### WORK TO BE COMPLETED
Here is the listing. Report each line in it that contains the string "unsigned".

### SUPPLIED DATA
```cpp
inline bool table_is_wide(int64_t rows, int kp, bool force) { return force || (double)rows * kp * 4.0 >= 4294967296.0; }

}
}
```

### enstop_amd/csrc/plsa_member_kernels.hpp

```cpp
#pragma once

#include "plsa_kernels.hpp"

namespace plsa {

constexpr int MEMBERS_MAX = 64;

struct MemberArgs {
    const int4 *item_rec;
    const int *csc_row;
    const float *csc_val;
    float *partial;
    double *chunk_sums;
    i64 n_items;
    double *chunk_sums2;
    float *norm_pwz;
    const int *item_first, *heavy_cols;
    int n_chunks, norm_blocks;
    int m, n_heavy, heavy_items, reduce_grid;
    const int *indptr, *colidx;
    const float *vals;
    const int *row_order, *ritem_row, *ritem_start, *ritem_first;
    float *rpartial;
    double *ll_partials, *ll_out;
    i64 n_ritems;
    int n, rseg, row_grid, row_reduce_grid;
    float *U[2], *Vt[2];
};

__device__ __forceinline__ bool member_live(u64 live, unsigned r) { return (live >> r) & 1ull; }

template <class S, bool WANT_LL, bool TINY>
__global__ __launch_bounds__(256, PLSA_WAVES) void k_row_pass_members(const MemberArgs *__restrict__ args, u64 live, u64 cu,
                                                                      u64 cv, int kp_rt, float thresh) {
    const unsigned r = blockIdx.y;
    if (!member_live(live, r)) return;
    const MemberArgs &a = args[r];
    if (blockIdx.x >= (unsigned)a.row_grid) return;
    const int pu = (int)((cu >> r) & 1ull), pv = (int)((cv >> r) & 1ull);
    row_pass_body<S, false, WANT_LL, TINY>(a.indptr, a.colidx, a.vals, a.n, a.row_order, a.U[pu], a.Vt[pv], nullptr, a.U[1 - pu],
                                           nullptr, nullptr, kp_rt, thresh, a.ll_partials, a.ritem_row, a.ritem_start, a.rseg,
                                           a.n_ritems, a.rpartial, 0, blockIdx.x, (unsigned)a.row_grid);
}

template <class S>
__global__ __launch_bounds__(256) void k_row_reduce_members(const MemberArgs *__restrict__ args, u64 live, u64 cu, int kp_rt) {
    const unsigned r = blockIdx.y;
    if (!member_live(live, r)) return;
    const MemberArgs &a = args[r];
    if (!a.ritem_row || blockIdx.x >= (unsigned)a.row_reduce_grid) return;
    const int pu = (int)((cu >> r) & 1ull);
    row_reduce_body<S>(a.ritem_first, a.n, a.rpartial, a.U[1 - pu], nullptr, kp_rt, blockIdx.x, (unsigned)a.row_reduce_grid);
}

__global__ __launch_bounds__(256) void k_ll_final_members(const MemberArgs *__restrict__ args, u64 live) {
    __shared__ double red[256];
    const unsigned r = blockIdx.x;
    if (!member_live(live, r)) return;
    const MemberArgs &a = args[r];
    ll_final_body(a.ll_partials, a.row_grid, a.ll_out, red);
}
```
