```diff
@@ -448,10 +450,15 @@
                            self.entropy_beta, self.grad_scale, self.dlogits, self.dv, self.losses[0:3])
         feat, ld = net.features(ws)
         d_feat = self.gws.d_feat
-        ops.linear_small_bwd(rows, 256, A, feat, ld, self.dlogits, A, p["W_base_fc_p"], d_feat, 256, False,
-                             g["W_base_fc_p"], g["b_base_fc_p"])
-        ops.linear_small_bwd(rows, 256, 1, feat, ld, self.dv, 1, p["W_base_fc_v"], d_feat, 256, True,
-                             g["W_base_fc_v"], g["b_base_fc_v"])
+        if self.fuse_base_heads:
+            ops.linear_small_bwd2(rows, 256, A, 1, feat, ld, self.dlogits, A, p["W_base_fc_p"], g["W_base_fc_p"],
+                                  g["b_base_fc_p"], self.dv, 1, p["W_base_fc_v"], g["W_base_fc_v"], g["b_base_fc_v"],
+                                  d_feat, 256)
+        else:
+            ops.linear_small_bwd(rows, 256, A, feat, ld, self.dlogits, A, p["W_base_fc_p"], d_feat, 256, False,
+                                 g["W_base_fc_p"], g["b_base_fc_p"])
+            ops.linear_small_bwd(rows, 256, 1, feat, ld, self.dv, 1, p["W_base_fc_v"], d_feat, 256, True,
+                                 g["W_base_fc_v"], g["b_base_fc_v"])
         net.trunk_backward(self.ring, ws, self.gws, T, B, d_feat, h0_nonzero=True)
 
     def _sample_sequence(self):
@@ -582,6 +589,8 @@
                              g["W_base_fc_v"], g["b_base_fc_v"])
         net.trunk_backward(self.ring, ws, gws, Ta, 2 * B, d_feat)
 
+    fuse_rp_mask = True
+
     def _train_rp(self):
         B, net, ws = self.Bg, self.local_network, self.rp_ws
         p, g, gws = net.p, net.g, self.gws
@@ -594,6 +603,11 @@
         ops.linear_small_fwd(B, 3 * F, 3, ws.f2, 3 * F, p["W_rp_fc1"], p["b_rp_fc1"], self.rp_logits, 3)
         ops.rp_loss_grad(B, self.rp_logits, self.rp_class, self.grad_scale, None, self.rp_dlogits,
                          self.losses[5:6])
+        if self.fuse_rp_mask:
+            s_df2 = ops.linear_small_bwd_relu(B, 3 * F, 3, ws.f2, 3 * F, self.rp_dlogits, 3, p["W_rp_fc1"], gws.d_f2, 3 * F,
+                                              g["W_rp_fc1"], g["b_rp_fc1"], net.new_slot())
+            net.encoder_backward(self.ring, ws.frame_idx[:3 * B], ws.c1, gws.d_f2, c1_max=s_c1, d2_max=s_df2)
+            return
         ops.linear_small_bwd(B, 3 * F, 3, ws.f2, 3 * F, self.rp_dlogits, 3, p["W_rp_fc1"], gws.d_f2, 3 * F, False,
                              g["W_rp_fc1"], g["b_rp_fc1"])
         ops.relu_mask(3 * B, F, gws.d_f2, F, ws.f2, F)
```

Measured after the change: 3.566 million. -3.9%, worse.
--
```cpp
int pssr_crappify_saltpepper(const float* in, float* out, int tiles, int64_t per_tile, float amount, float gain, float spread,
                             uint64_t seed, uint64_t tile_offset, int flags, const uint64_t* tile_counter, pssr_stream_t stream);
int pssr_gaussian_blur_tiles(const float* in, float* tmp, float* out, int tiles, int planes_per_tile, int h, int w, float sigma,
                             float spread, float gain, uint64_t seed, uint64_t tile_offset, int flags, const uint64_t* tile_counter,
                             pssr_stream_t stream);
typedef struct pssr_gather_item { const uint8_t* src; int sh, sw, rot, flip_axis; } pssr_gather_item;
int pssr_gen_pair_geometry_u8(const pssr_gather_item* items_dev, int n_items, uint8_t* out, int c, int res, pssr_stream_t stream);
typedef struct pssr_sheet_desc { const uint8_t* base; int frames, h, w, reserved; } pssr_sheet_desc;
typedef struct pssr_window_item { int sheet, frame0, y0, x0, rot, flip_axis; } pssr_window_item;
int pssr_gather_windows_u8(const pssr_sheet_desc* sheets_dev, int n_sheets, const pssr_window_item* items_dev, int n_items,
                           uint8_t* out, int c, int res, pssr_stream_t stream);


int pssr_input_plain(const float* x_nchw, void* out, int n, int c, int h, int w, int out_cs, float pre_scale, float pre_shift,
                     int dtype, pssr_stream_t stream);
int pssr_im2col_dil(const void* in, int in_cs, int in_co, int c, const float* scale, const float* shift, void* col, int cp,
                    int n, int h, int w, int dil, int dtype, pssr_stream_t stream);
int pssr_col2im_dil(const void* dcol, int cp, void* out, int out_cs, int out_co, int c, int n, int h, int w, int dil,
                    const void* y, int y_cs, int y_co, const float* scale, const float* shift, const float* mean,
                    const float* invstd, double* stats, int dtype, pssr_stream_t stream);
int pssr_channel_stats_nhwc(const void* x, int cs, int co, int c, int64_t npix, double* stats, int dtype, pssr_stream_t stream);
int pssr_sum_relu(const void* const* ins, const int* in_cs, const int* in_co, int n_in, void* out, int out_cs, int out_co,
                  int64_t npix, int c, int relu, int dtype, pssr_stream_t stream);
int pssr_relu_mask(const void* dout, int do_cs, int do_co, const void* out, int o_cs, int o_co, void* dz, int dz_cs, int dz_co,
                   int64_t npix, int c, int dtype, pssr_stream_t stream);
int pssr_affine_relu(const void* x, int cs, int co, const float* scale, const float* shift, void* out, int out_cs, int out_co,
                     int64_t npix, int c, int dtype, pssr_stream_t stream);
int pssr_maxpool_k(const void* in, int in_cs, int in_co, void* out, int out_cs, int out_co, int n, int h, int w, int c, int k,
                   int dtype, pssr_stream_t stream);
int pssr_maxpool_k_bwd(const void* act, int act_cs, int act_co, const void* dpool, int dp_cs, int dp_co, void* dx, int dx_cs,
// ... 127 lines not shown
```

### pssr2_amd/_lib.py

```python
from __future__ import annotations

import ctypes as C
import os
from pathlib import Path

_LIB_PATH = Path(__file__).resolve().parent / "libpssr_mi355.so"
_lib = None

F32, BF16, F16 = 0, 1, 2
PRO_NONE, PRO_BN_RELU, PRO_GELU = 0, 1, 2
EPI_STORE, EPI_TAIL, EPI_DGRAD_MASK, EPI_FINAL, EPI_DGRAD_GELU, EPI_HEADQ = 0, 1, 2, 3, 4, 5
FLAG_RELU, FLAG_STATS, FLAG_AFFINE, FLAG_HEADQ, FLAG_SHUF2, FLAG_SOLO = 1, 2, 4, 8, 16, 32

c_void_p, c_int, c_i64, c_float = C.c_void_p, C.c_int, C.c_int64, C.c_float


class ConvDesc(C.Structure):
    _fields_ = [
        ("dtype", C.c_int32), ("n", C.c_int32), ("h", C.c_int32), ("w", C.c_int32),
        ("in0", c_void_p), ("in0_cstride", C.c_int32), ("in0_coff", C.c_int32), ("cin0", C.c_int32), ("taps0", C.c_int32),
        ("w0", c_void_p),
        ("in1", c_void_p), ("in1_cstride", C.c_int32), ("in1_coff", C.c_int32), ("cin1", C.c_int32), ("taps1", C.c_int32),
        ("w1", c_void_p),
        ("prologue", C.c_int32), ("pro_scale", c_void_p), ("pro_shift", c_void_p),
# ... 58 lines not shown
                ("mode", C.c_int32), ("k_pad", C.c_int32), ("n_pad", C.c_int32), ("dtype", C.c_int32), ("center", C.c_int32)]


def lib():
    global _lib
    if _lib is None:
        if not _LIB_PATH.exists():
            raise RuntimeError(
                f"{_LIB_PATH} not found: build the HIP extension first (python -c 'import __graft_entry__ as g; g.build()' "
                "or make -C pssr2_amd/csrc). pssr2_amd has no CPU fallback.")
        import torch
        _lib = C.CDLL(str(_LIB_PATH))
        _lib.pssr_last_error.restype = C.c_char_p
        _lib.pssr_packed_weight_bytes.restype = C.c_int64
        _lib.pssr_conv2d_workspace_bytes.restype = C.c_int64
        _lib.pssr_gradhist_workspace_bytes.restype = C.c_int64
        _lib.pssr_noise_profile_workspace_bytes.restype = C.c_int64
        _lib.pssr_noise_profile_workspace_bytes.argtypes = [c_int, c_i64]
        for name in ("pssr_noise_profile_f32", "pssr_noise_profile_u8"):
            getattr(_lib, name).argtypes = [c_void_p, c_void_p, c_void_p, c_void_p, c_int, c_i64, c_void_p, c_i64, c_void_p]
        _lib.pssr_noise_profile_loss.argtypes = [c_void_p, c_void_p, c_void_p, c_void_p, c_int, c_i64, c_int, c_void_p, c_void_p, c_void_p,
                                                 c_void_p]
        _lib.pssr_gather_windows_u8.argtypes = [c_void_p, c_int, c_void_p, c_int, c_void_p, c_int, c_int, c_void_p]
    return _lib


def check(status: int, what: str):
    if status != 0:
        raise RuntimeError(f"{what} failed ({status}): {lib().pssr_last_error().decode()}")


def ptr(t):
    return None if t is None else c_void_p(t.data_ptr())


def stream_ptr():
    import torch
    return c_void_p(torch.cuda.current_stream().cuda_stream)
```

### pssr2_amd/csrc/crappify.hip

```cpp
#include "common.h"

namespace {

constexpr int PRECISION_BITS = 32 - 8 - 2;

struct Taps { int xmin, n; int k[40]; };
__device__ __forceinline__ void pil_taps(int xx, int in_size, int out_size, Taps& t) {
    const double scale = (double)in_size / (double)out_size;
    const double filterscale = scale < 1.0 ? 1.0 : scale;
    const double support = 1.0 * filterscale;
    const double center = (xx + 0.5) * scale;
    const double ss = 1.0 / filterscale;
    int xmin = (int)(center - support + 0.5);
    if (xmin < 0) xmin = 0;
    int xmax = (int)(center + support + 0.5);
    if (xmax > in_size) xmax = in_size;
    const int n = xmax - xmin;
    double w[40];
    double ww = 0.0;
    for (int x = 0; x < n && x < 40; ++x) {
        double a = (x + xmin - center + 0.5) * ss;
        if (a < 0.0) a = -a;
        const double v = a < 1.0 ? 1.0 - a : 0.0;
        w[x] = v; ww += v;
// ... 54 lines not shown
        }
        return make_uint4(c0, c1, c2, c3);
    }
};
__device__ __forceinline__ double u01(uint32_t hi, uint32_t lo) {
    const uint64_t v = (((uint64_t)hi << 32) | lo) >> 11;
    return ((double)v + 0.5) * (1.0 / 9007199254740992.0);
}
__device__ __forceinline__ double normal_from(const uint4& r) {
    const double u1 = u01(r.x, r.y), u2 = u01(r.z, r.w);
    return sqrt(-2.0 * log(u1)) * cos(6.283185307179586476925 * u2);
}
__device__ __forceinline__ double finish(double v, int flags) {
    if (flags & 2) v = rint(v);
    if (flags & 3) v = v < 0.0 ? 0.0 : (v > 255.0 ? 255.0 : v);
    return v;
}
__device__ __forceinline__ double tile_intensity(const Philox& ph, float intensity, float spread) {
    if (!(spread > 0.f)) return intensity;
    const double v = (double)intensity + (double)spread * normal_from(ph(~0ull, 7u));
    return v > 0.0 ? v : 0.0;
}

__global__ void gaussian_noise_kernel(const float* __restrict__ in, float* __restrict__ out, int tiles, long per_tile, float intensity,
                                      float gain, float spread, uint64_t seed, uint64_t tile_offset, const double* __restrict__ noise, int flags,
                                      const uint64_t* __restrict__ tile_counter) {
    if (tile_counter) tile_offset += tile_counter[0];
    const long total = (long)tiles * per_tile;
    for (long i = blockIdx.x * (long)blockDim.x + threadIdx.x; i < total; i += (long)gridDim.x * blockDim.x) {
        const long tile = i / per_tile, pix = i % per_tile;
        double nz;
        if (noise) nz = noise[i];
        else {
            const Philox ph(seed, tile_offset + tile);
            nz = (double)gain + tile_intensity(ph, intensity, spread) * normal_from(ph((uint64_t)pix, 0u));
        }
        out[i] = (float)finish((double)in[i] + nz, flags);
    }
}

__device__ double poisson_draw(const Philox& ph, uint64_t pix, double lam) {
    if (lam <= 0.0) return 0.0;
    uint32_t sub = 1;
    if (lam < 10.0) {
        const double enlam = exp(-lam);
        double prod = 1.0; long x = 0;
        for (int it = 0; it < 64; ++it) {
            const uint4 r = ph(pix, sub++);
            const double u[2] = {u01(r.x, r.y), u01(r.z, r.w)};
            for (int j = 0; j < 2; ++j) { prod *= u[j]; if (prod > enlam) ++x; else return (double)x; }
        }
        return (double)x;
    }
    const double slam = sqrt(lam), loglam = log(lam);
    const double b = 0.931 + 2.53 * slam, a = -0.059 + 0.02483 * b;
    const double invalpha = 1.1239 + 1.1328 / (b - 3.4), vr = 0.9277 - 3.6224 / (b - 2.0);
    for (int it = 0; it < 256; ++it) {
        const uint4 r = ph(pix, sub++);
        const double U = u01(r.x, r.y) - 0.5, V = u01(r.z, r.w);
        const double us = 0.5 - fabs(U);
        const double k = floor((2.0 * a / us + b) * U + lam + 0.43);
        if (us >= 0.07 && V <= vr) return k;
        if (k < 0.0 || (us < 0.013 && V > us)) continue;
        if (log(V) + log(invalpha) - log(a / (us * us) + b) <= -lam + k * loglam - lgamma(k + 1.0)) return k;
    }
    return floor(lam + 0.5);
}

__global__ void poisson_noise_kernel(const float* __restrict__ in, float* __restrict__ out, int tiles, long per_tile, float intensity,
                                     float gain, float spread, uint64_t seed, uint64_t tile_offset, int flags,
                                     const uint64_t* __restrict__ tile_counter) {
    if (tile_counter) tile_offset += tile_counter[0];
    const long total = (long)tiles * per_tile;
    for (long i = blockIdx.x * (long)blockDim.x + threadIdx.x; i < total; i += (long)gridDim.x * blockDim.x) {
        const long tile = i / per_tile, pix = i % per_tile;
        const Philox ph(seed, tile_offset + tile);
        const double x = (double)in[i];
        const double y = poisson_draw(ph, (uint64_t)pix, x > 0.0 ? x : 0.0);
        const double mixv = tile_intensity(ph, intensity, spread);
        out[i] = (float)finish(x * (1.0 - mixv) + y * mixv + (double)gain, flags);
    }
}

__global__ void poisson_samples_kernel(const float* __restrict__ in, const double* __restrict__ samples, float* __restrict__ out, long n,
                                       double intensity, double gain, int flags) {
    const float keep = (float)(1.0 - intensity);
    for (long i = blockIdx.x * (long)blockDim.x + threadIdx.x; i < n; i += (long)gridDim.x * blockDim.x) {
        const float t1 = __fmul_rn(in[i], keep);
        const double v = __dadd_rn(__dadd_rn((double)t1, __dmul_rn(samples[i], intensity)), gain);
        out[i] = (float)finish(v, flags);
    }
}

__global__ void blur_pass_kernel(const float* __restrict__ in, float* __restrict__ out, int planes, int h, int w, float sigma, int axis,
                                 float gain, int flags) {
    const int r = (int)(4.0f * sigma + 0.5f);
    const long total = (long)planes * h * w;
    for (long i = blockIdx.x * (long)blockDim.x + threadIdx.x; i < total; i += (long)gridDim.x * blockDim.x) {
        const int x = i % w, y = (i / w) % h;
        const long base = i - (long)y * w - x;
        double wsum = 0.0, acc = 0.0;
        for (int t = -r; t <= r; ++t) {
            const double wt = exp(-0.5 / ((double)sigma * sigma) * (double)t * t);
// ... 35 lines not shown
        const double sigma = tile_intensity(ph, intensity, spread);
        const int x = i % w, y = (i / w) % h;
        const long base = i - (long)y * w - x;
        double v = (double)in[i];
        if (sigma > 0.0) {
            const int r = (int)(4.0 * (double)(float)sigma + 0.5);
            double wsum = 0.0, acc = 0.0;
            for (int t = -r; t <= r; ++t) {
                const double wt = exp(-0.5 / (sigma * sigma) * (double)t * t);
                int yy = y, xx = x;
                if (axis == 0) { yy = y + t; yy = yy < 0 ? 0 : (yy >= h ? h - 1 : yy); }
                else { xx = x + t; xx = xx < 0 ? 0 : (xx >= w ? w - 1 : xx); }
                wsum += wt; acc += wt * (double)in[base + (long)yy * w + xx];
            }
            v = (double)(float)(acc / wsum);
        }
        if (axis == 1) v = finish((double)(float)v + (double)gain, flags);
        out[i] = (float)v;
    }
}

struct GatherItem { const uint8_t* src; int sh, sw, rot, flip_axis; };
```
* * *
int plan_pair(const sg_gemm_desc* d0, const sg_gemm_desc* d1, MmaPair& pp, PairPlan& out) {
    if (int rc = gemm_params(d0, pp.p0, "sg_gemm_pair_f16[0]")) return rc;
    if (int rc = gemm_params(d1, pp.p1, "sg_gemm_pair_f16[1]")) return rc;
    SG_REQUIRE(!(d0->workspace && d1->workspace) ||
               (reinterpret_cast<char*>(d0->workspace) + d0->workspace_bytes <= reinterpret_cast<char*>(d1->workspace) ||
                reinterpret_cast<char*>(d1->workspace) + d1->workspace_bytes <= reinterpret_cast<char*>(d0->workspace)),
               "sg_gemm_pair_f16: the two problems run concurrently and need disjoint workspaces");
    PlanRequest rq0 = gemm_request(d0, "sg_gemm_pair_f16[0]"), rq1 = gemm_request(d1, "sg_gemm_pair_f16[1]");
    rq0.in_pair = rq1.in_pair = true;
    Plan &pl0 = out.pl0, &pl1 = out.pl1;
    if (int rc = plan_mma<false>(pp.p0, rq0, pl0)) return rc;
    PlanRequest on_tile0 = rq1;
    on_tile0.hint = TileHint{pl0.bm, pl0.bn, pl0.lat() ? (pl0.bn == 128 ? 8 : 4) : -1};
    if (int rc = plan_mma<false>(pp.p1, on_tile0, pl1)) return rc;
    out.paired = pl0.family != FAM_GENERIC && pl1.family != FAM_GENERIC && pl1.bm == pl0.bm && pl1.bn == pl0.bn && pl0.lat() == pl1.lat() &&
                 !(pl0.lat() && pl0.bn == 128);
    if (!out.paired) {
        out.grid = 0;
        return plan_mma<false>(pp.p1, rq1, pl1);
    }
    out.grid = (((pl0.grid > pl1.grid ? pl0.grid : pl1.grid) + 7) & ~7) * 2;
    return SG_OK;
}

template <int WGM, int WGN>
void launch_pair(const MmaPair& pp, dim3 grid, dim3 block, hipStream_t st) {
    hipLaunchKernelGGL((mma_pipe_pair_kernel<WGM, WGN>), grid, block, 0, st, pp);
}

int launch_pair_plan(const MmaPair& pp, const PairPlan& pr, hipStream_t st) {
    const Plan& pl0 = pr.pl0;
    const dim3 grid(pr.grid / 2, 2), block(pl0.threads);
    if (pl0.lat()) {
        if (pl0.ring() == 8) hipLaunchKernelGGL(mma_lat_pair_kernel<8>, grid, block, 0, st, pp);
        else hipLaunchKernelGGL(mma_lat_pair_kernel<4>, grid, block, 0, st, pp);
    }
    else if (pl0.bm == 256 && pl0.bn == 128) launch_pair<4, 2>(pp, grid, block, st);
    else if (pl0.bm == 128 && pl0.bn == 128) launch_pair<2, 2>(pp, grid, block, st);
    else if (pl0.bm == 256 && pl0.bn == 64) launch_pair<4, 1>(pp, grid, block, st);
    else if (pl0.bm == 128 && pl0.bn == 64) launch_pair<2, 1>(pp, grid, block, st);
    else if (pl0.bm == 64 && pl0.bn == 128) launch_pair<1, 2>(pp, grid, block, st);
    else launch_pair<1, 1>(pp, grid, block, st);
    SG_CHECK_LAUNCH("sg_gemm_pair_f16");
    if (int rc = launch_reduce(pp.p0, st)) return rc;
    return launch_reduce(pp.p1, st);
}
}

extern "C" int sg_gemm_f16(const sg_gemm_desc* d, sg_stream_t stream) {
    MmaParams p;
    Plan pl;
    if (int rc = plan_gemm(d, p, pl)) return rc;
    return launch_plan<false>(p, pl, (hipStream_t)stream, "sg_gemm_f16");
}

### WRITTEN SOLUTION
__device__ __forceinline__ bool member_live(u64 live, unsigned r) { return (live >> r) & 1ull; }
    const unsigned r = blockIdx.y;
    if (blockIdx.x >= (unsigned)a.row_grid) return;
                                           a.n_ritems, a.rpartial, 0, blockIdx.x, (unsigned)a.row_grid);
    const unsigned r = blockIdx.y;
    if (!a.ritem_row || blockIdx.x >= (unsigned)a.row_reduce_grid) return;
    row_reduce_body<S>(a.ritem_first, a.n, a.rpartial, a.U[1 - pu], nullptr, kp_rt, blockIdx.x, (unsigned)a.row_reduce_grid);
    const unsigned r = blockIdx.x;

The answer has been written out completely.